# DWTS 18th season



## geoffthomas (Feb 27, 2009)

Ok - someone has to start this.
The line-up has been announced on Good Morning America.
Olympic champs Meryl Davis and Charlie White. Davis will partner with  Maksim Chmerkovskiy. White has been set up with Sharna Burgess.
Candace Cameron Bure, the former "Full House" actress will be paired with pro dancer Mark Ballas.
NeNe Leakes, from Real Housewives of Atlanta is partnering with Tony Dovolani.
Danica McKellar, former "The Wonder Years" with pro Valentin Chmerkovskiy. 
Diana Nyad, the 64-year-old first person to swim from Cuba to Florida with pro partner Henry Byalikov.
Drew Carey, with pro Cheryl Burke.
James Maslow, a member of the band Big Time Rush with Peta Murgatroyd.
Cody Simpson, the 17 year-old singer with pro Witney Carson.
Amy Purdy, the double amputee has become a top-ranked snowboarder and Paralympic athlete after losing her legs to meningitis at 19. She's going to perform with Derek Hough.
Sean Avery, former pro hockey player with Karina Smirnoff.
Billy Dee Williams, at 76, with Emma Slater.

And the new band and singers and Erin.


----------



## Gertie Kindle (Nov 6, 2008)

All I can say is, poor Cheryl. 

Lots of oldsters in the lineup, and Olympians, and former child stars.

March 17th, right? I'm betting (hoping) Drew Carey is the first to go.


----------



## Gertie Kindle (Nov 6, 2008)

Derek tweeted this.

I'm off to Russia tomorrow to join @amypurdygirl at the Paralympics . Such a courageous and inspiring Woman


----------



## Gertie Kindle (Nov 6, 2008)

kinbr said:


> Saw on ABC that everyone will have to change partners at some point during the show.


too many changes.


----------



## Betsy the Quilter (Oct 27, 2008)

There are a lot of changes.  They had Derek announce the "change partners" wrinkle on GMA this morning.  I kind of like that one.

Hubby is excited that the ice dancers are both on.  He really liked them (as did I) at the Olympics.  He may actually watch a dance or two. 

Betsy


----------



## Gertie Kindle (Nov 6, 2008)

The switch up will take place on week 3!

And here's more about why they're making so many changes.
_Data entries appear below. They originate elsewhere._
#if YF_H0 == 56
typedef Buf<    0, 56, 56,  4, 60, 1, 4> B_IN;
typedef Buf<13696, 28, 28,  8, 30, 1, 1, BUF_FS, YF_ROW_SKEW> B_T1;
typedef Buf<21024, 28, 28,  8, 28, 0, 0> B_T2;
typedef Buf<16832, 28, 28,  4, 28, 0, 0> B_T3;
typedef Buf<    0, 28, 28, 20, 29, 1, 1> B_T4;
typedef Buf<16832, 14, 28, 20, 14, 0, 0> B_HB;
typedef Buf<24672, 14, 14, 48, 14, 0, 0> B_T14;
typedef Buf<16832, 14, 14, 32, 14, 0, 0> B_T6;
typedef Buf<    0, 14, 14,  8, 14, 0, 0> B_T7;
typedef Buf< 1568, 14, 14, 36, 16, 1, 1, BUF_FS, YF_T8_ROW_SKEW> B_T8;
typedef Buf<11296, 14, 14, 48, 14, 0, 0> B_T9;
typedef Buf<20704, 14, 14,  8, 14, 0, 0> B_T11;
typedef Buf<    0, 14, 14, 24, 15, 1, 1> B_T15;
typedef Buf< 5408,  7,  7, 48,  7, 0, 0> B_T30;
typedef Buf< 7760,  7,  7, 32,  7, 0, 0> B_T17;
typedef Buf< 9328,  7,  7,  8,  7, 0, 0> B_T18;
typedef Buf< 9728,  7,  7, 40,  9, 1, 1, BUF_FS, YF_ROW_SKEW> B_T19;
typedef Buf<13008,  7,  7, 48,  7, 0, 0> B_T20;
typedef Buf<15360,  7,  7,  8,  7, 0, 0> B_T22;
typedef Buf<15752,  7,  7,  8,  7, 0, 0> B_T26;
typedef Buf<16144,  7,  7, 32,  7, 0, 0> B_T33;
template <int FS_>
struct TailBufs {
  typedef Buf<    0, 14, 14, 24, 15, 1, 1, FS_> T15;
  typedef Buf< 5408,  7,  7, 48,  7, 0, 0, FS_> T30;
  typedef Buf< 7760,  7,  7, 32,  7, 0, 0, FS_> T17;
  typedef Buf< 9328,  7,  7,  8,  7, 0, 0, FS_> T18;
  typedef Buf< 9728,  7,  7, 40,  9, 1, 1, FS_, YF_ROW_SKEW> T19;
  typedef Buf<13008,  7,  7, 48,  7, 0, 0, FS_> T20;
  typedef Buf<15360,  7,  7,  8,  7, 0, 0, FS_> T22;
  typedef Buf<15752,  7,  7,  8,  7, 0, 0, FS_> T26;
  typedef Buf< 7760,  7,  7, 32,  7, 0, 0, FS_> T33;
  typedef Buf<16160,  7,  7, 18,  7, 0, 0, FS_> HEAD;
  static constexpr int END = 16160 + 882, T15_BYTES = 5408;
  static_assert(T19::OFF + 9 * T19::ROWB <= T20::OFF && T20::OFF + 49 * 48 <= T22::OFF && T26::OFF + 49 * 8 <= HEAD::OFF, "tail buffers do not overlap");
#if !(defined(YF_LAB) && defined(YF_WHATIF_FS))
  static_assert(END <= FS_, "a set fits its stride");
#endif
};
#else
constexpr int arena_next(int off, int bytes) { return (off + bytes + 64 + 63) & ~63; }
#define YF_SEQ(NAME, PREV_END, W_, H_, S_, RS_, PT_, PL_, ROWS_)                      \
  constexpr int NAME##_OFF = PREV_END;                                                \
  typedef Buf<NAME##_OFF, W_, H_, S_, RS_, PT_, PL_> NAME;                            \
  constexpr int NAME##_END = arena_next(NAME##_OFF, (ROWS_) * (RS_) * (S_));
YF_SEQ(B_IN,  0,         G0, G0,  4, G0 + 4, 1, 4, G0 + 1)
YF_SEQ(B_T1,  B_IN_END,  G1, G1,  8, G1 + 2, 1, 1, G1 + 2)
YF_SEQ(B_T2,  B_T1_END,  G1, G1,  8, G1,     0, 0, G1)
YF_SEQ(B_T3,  B_T2_END,  G1, G1,  4, G1,     0, 0, G1)
YF_SEQ(B_T4,  B_T3_END,  G1, G1, 20, G1 + 1, 1, 1, G1 + 1)
YF_SEQ(B_HB,  B_T4_END,  G2, G1, 20, G2,     0, 0, G1)
YF_SEQ(B_T14, B_HB_END,  G2, G2, 48, G2,     0, 0, G2)
YF_SEQ(B_T6,  B_T14_END, G2, G2, 32, G2,     0, 0, G2)
YF_SEQ(B_T7,  B_T6_END,  G2, G2,  8, G2,     0, 0, G2)
YF_SEQ(B_T8,  B_T7_END,  G2, G2, 36, G2 + 2, 1, 1, G2 + 2)
YF_SEQ(B_T9,  B_T8_END,  G2, G2, 48, G2,     0, 0, G2)
YF_SEQ(B_T11, B_T9_END,  G2, G2,  8, G2,     0, 0, G2)
YF_SEQ(B_T15, B_T11_END, G2, G2, 24, G2 + 1, 1, 1, G2 + 1)
YF_SEQ(B_T30, B_T15_END, G3, G3, 48, G3,     0, 0, G3)
YF_SEQ(B_T17, B_T30_END, G3, G3, 32, G3,     0, 0, G3)
YF_SEQ(B_T18, B_T17_END, G3, G3,  8, G3,     0, 0, G3)
YF_SEQ(B_T19, B_T18_END, G3, G3, 40, G3 + 2, 1, 1, G3 + 2)
YF_SEQ(B_T20, B_T19_END, G3, G3, 48, G3,     0, 0, G3)
YF_SEQ(B_T22, B_T20_END, G3, G3,  8, G3,     0, 0, G3)
YF_SEQ(B_T26, B_T22_END, G3, G3,  8, G3,     0, 0, G3)
YF_SEQ(B_T33, B_T26_END, G3, G3, 32, G3,     0, 0, G3)
#undef YF_SEQ
#endif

http://www.puredwts.com/2014/03/05/dwts-producer-conrad-green-comments-on-switch-up-dance-and-more/


----------



## Gertie Kindle (Nov 6, 2008)

Tom Bergeron on the changes.

http://www.puredwts.com/2014/03/12/host-tom-bergeron-talks-on-the-new-season-of-dancing-with-the-stars/?utm_source=dlvr.it&utm_medium=twitter


----------



## geoffthomas (Feb 27, 2009)

Ok, so how are you liking the season, thus far?
And did the "switch-partners" thing work for you?

I am liking it.
A good set of celebs, I think.....


----------



## Betsy the Quilter (Oct 27, 2008)

I'm enjoying the season so far.  Good cast, like that Derek is getting more of an official role in the show.  Thought the partner change was fun, though I'm not sure it really added very much.

Betsy


----------



## Gertie Kindle (Nov 6, 2008)

What's Derek's more official role? How's the new whats-her-name working out? How is the music without the band? Any standouts?


----------



## Betsy the Quilter (Oct 27, 2008)

He's the choreographer for the dance team? And I_ think_ he's the one that came up with the swap partners idea, from something someone said in an interview.
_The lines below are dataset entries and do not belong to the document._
template <bool U8>
__global__ void __launch_bounds__(128) k_stem_tc(StemTcP p) {
    __shared__ __align__(1024) uint8_t a_tile[128 * 64];
    __shared__ __align__(1024) uint8_t b_tile[32 * 64];
    __shared__ __align__(16) float acc_s[128 * 36];
    __shared__ float bias_s[32];
    __shared__ unsigned long long optr[128];
    __shared__ float lut[U8 ? 256 : 1];
    const int t = threadIdx.x;
    if constexpr (U8) { lut[t] = (float)((double)(float)t / 255.0); lut[t + 128] = (float)((double)(float)(t + 128) / 255.0); }
    const uint32_t a_addr = smem_u32(a_tile), b_addr = smem_u32(b_tile), acc_addr = smem_u32(acc_s);
    if (t < 32) bias_s[t] = (t < p.nf) ? p.bias[t] : 0.f;
    {
        const int f = t >> 2, j = t & 3;
        const uint4 v = *reinterpret_cast<const uint4 *>(p.w + f * 32 + j * 8);
        *reinterpret_cast<uint4 *>(b_tile + f * 64 + ((j ^ ((f >> 1) & 3)) << 4)) = v;
    }
    __syncthreads();
    const uint32_t hi = ((8u * 64u) >> 4) | (2u << 30);
    const size_t plane = (size_t)p.H * p.W;
    for (int tile = blockIdx.x; tile < p.ntiles; tile += gridDim.x) {
        const unsigned pix = (unsigned)tile * 128u + (unsigned)t;
        const bool ok = pix < (unsigned)p.npix;
        int x = 0, y = 0, n = 0;
        if (ok) { const unsigned row = pix / (unsigned)p.W; x = (int)(pix - row * (unsigned)p.W); n = (int)(row / (unsigned)p.H); y = (int)(row - (unsigned)n * (unsigned)p.H); }
        uint32_t packed[16];
        {
            float v[32];
            if constexpr (U8) {
                const unsigned char *img8 = p.in8 + (size_t)n * 3 * plane;
                if (ok && x >= 1 && x + 1 < p.W && y >= 1 && y + 1 < p.H) {
                    const unsigned char *r1 = img8 + ((size_t)y * p.W + x) * 3, *r0 = r1 - (size_t)p.W * 3, *r2 = r1 + (size_t)p.W * 3;
#pragma unroll
                    for (int j = 0; j < 9; ++j) {
                        v[0 * 9 + j] = lut[__ldg(r0 - 3 + j)];
                        v[1 * 9 + j] = lut[__ldg(r1 - 3 + j)];
                        v[2 * 9 + j] = lut[__ldg(r2 - 3 + j)];
                    }
                } else {
#pragma unroll
                    for (int ky = 0; ky < 3; ++ky)
#pragma unroll
                        for (int kx = 0; kx < 3; ++kx) {
                            const int iy = y + ky - 1, ix = x + kx - 1;
                            const bool in_img = ok && iy >= 0 && iy < p.H && ix >= 0 && ix < p.W;
#pragma unroll
                            for (int c = 0; c < 3; ++c)
                                v[(ky * 3 + kx) * 3 + c] = in_img ? lut[__ldg(img8 + ((size_t)iy * p.W + ix) * 3 + c)] : 0.f;
                        }
                }
            } else {
            const float *img = p.in + (size_t)n * 3 * plane;
            if (ok && x >= 1 && x + 1 < p.W && y >= 1 && y + 1 < p.H) {
                const float *c0 = img + (size_t)y * p.W + x;
#pragma unroll
                for (int c = 0; c < 3; ++c) {
                    const float *r1 = c0 + (size_t)c * plane, *r0 = r1 - p.W, *r2 = r1 + p.W;
                    v[(0 * 3 + 0) * 3 + c] = __ldg(r0 - 1); v[(0 * 3 + 1) * 3 + c] = __ldg(r0); v[(0 * 3 + 2) * 3 + c] = __ldg(r0 + 1);
                    v[(1 * 3 + 0) * 3 + c] = __ldg(r1 - 1); v[(1 * 3 + 1) * 3 + c] = __ldg(r1); v[(1 * 3 + 2) * 3 + c] = __ldg(r1 + 1);
                    v[(2 * 3 + 0) * 3 + c] = __ldg(r2 - 1); v[(2 * 3 + 1) * 3 + c] = __ldg(r2); v[(2 * 3 + 2) * 3 + c] = __ldg(r2 + 1);
                }
            } else {
#pragma unroll
            for (int ky = 0; ky < 3; ++ky)
#pragma unroll
                for (int kx = 0; kx < 3; ++kx) {
                    const int iy = y + ky - 1, ix = x + kx - 1;
                    const bool in_img = ok && iy >= 0 && iy < p.H && ix >= 0 && ix < p.W;
#pragma unroll
                    for (int c = 0; c < 3; ++c)
                        v[(ky * 3 + kx) * 3 + c] = in_img ? __ldg(img + (size_t)c * plane + (size_t)iy * p.W + ix) : 0.f;
                }
            }
            }
#pragma unroll
            for (int k = 27; k < 32; ++k) v[k] = 0.f;
#pragma unroll
            for (int k = 0; k < 16; ++k) packed[k] = pack_bf16x2(v[2 * k], v[2 * k + 1]);
        }
#pragma unroll
        for (int j = 0; j < 4; ++j)
            *reinterpret_cast<uint4 *>(a_tile + t * 64 + ((j ^ ((t >> 1) & 3)) << 4)) =
                make_uint4(packed[4 * j], packed[4 * j + 1], packed[4 * j + 2], packed[4 * j + 3]);
        asm volatile("fence.proxy.async.shared::cta;" ::: "memory");
        __syncthreads();
        {
            float d0[16], d1[16];
#pragma unroll
            for (int i = 0; i < 16; ++i) { d0[i] = 0.f; d1[i] = 0.f; }
            wg_fence();
#pragma unroll
            for (int k = 0; k < 2; ++k) {
                const uint64_t bdesc = wg_desc(b_addr + 32u * k, hi);
                Wg<TC_BF16, 32>::mma(d0, wg_desc(a_addr + 32u * k, hi), bdesc, (uint32_t)k);
                Wg<TC_BF16, 32>::mma(d1, wg_desc(a_addr + 64u * 64u + 32u * k, hi), bdesc, (uint32_t)k);
            }
            wg_commit();
            wg_wait<0>();
            acc_store_frag(acc_addr, 36, 0, d0);
            acc_store_frag(acc_addr, 36, 64, d1);
        }
        __syncthreads();
        uint32_t acc[32];
        acc_ld32(acc_addr + 4u * 36u * (uint32_t)t, acc);
        char *orow = ok ? p.out + ((size_t)(n * p.OHp + y + 1) * p.OWp + x + 1) * (size_t)p.out_ldc * 2 : nullptr;
        if (p.nf == 32) {
            uint4 o[4];
#pragma unroll
            for (int g = 0; g < 4; ++g) {
                float r[8];
#pragma unroll
                for (int j = 0; j < 8; ++j) {
                    const float a = __uint_as_float(acc[g * 8 + j]) + bias_s[g * 8 + j];
                    r[j] = (p.act == ACT_LEAKY) ? fmaxf(a, 0.1f * a) : a;
                }
                o[g] = make_uint4(pack_bf16x2(r[0], r[1]), pack_bf16x2(r[2], r[3]), pack_bf16x2(r[4], r[5]), pack_bf16x2(r[6], r[7]));
            }
#pragma unroll
            for (int g = 0; g < 4; ++g) *reinterpret_cast<uint4 *>(a_tile + t * 64 + ((g ^ ((t >> 1) & 3)) << 4)) = o[g];
            optr[t] = (unsigned long long)(uintptr_t)orow;
            __syncthreads();
#pragma unroll
            for (int k = 0; k < 4; ++k) {
                const int j = t + 128 * k, px = j >> 2, part = j & 3;
                const unsigned long long dst = optr[px];
                if (dst)
                    *reinterpret_cast<uint4 *>(dst + (unsigned long long)(part * 16)) =
                        *reinterpret_cast<const uint4 *>(a_tile + px * 64 + ((part ^ ((px >> 1) & 3)) << 4));
            }
        } else if (ok) {
#pragma unroll
            for (int g = 0; g < 4; ++g) {
                if (g * 8 >= p.nf) break;
                float r[8];
#pragma unroll
                for (int j = 0; j < 8; ++j) {
                    const float a = __uint_as_float(acc[g * 8 + j]) + bias_s[g * 8 + j];
                    r[j] = (p.act == ACT_LEAKY) ? fmaxf(a, 0.1f * a) : a;
                }
                reinterpret_cast<uint4 *>(orow)[g] = make_uint4(pack_bf16x2(r[0], r[1]), pack_bf16x2(r[2], r[3]),
                                                                pack_bf16x2(r[4], r[5]), pack_bf16x2(r[6], r[7]));
            }
        }
        __syncthreads();
    }
}

constexpr int S2_TW = 16, S2_TH = 8;
constexpr int S2_RW = 2 * S2_TW + 1, S2_RH = 2 * S2_TH + 1;
constexpr int S2_ROWS = 640;
constexpr uint32_t S2_B1 = 0;
constexpr uint32_t S2_BS = 9u * 4096u;
constexpr uint32_t S2_U = S2_BS + 2048u;
constexpr uint32_t S2_SETS_KX = 17u * 1024u;
constexpr uint32_t S2_STG = (uint32_t)S2_ROWS * 64u;
constexpr uint32_t S2_MISC = S2_U + S2_STG + 2u * 8192u;
constexpr int S2_PH = S2_RH + 2, S2_PW = S2_RW + 2, S2_PP = 36;
constexpr size_t S2_SMEM = 1024 + S2_MISC + 4 * (32 + 64 + 256) + 4 * 3 * S2_PH * S2_PP;
static_assert(S2_STG + 2u * 8192u >= 3u * S2_SETS_KX, "sets must fit the shared region");

template <bool U8>
__global__ void __launch_bounds__(256, 2) k_stem_s2_tc(StemTcP p) {
    extern __shared__ uint8_t smem_raw[];
    uint8_t *sm = smem_raw + ((1024u - (smem_u32(smem_raw) & 1023u)) & 1023u);
    const uint32_t base = smem_u32(sm), U = base + S2_U;
    float *bias0_s = reinterpret_cast<float *>(sm + S2_MISC), *bias1_s = bias0_s + 32, *lut = bias1_s + 64, *patch = lut + 256;
    const int t = threadIdx.x, lane = t & 31;
    const int warp = __shfl_sync(0xffffffffu, t >> 5, 0), wg = warp >> 2;
    if constexpr (U8) lut[t] = (float)((double)(float)t / 255.0);
    if (t < 32) bias0_s[t] = p.bias[t];
    if (t < 64) bias1_s[t] = p.bias1[t];
    if (t < 128) {
        const int f = t >> 2, j = t & 3;
        *reinterpret_cast<uint4 *>(sm + S2_BS + f * 64 + ((j ^ ((f >> 1) & 3)) << 4)) = *reinterpret_cast<const uint4 *>(p.w + f * 32 + j * 8);
    }
    for (int i = t; i < 9 * 64 * 4; i += 256) {
        const int r = i >> 8, f = (i >> 2) & 63, j = i & 3;
        *reinterpret_cast<uint4 *>(sm + S2_B1 + r * 4096 + f * 64 + ((j ^ ((f >> 1) & 3)) << 4)) =
            *reinterpret_cast<const uint4 *>(p.w1 + f * 288 + r * 32 + j * 8);
    }
    asm volatile("fence.proxy.async.shared::cta;" ::: "memory");
    __syncthreads();

    const uint32_t hi = ((8u * 64u) >> 4) | (2u << 30);
    const bool leaky0 = p.act == ACT_LEAKY, leaky1 = p.act1 == ACT_LEAKY;
    const int rl = 16 * (warp & 3) + (lane >> 2), cq = 2 * (lane & 3);
    constexpr int PER = (3 * S2_PH * S2_PW + 255) / 256;
    auto patch_index = [&](int e, int &c, int &r, int &col) {
        if constexpr (U8) { r = e / (3 * S2_PW); const int b = e - r * 3 * S2_PW; col = b / 3; c = b - col * 3; }
        else { c = e / (S2_PH * S2_PW); const int b = e - c * S2_PH * S2_PW; r = b / S2_PW; col = b - r * S2_PW; }
    };
    auto load_patch = [&](int tile, float (&v)[PER]) {
        const int tx = tile % p.xt, rest = tile / p.xt, ty = rest % p.yt, n = rest / p.yt;
        const int py0 = 2 * ty * S2_TH - 2, px0 = 2 * tx * S2_TW - 2;
        const size_t img = (size_t)n * 3 * p.H * p.W;
#pragma unroll
        for (int k = 0; k < PER; ++k) {
            const int e = t + 256 * k;
            int c, r, col;
            patch_index(e, c, r, col);
            const int y = py0 + r, x = px0 + col;
            const bool in_img = e < 3 * S2_PH * S2_PW && y >= 0 && y < p.H && x >= 0 && x < p.W;
            if constexpr (U8) v[k] = in_img ? lut[__ldg(p.in8 + img + (unsigned)((y * p.W + x) * 3 + c))] : 0.f;
            else v[k] = in_img ? __ldg(p.in + img + (unsigned)((c * p.H + y) * p.W + x)) : 0.f;
        }
    };
    float pv[PER];
    if ((int)blockIdx.x < p.ntiles) load_patch(blockIdx.x, pv);
    for (int tile = blockIdx.x; tile < p.ntiles; tile += gridDim.x) {
        const int tx = tile % p.xt, rest = tile / p.xt, ty = rest % p.yt, n = rest / p.yt;
        const int ox0 = tx * S2_TW, oy0 = ty * S2_TH;
        const int gy0 = 2 * oy0 - 1, gx0 = 2 * ox0 - 1;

Erin is okay. Her voice is a little annoying. It's okay at the sidelines of a football game, but not so much in a studio.

I'm confused--there's still a band? Aren't they playing? It's just a different band, isn't it?

The ice skaters are the standouts.

Betsy


----------



## Gertie Kindle (Nov 6, 2008)

Betsy the Quilter said:


> He's the choreographer for the dance team? And I_ think_ he's the one that came up with the swap partners idea, from something someone said in an interview.
> 
> Erin is okay. Her voice is a little annoying. It's okay at the sidelines of a football game, but not so much in a studio.
> 
> ...


I thought that would be the case with Erin. There's a big difference between a locker room and a ballroom.

Harold Wheeler had a full orchestra. I heard they were going to cut it down to a quartet.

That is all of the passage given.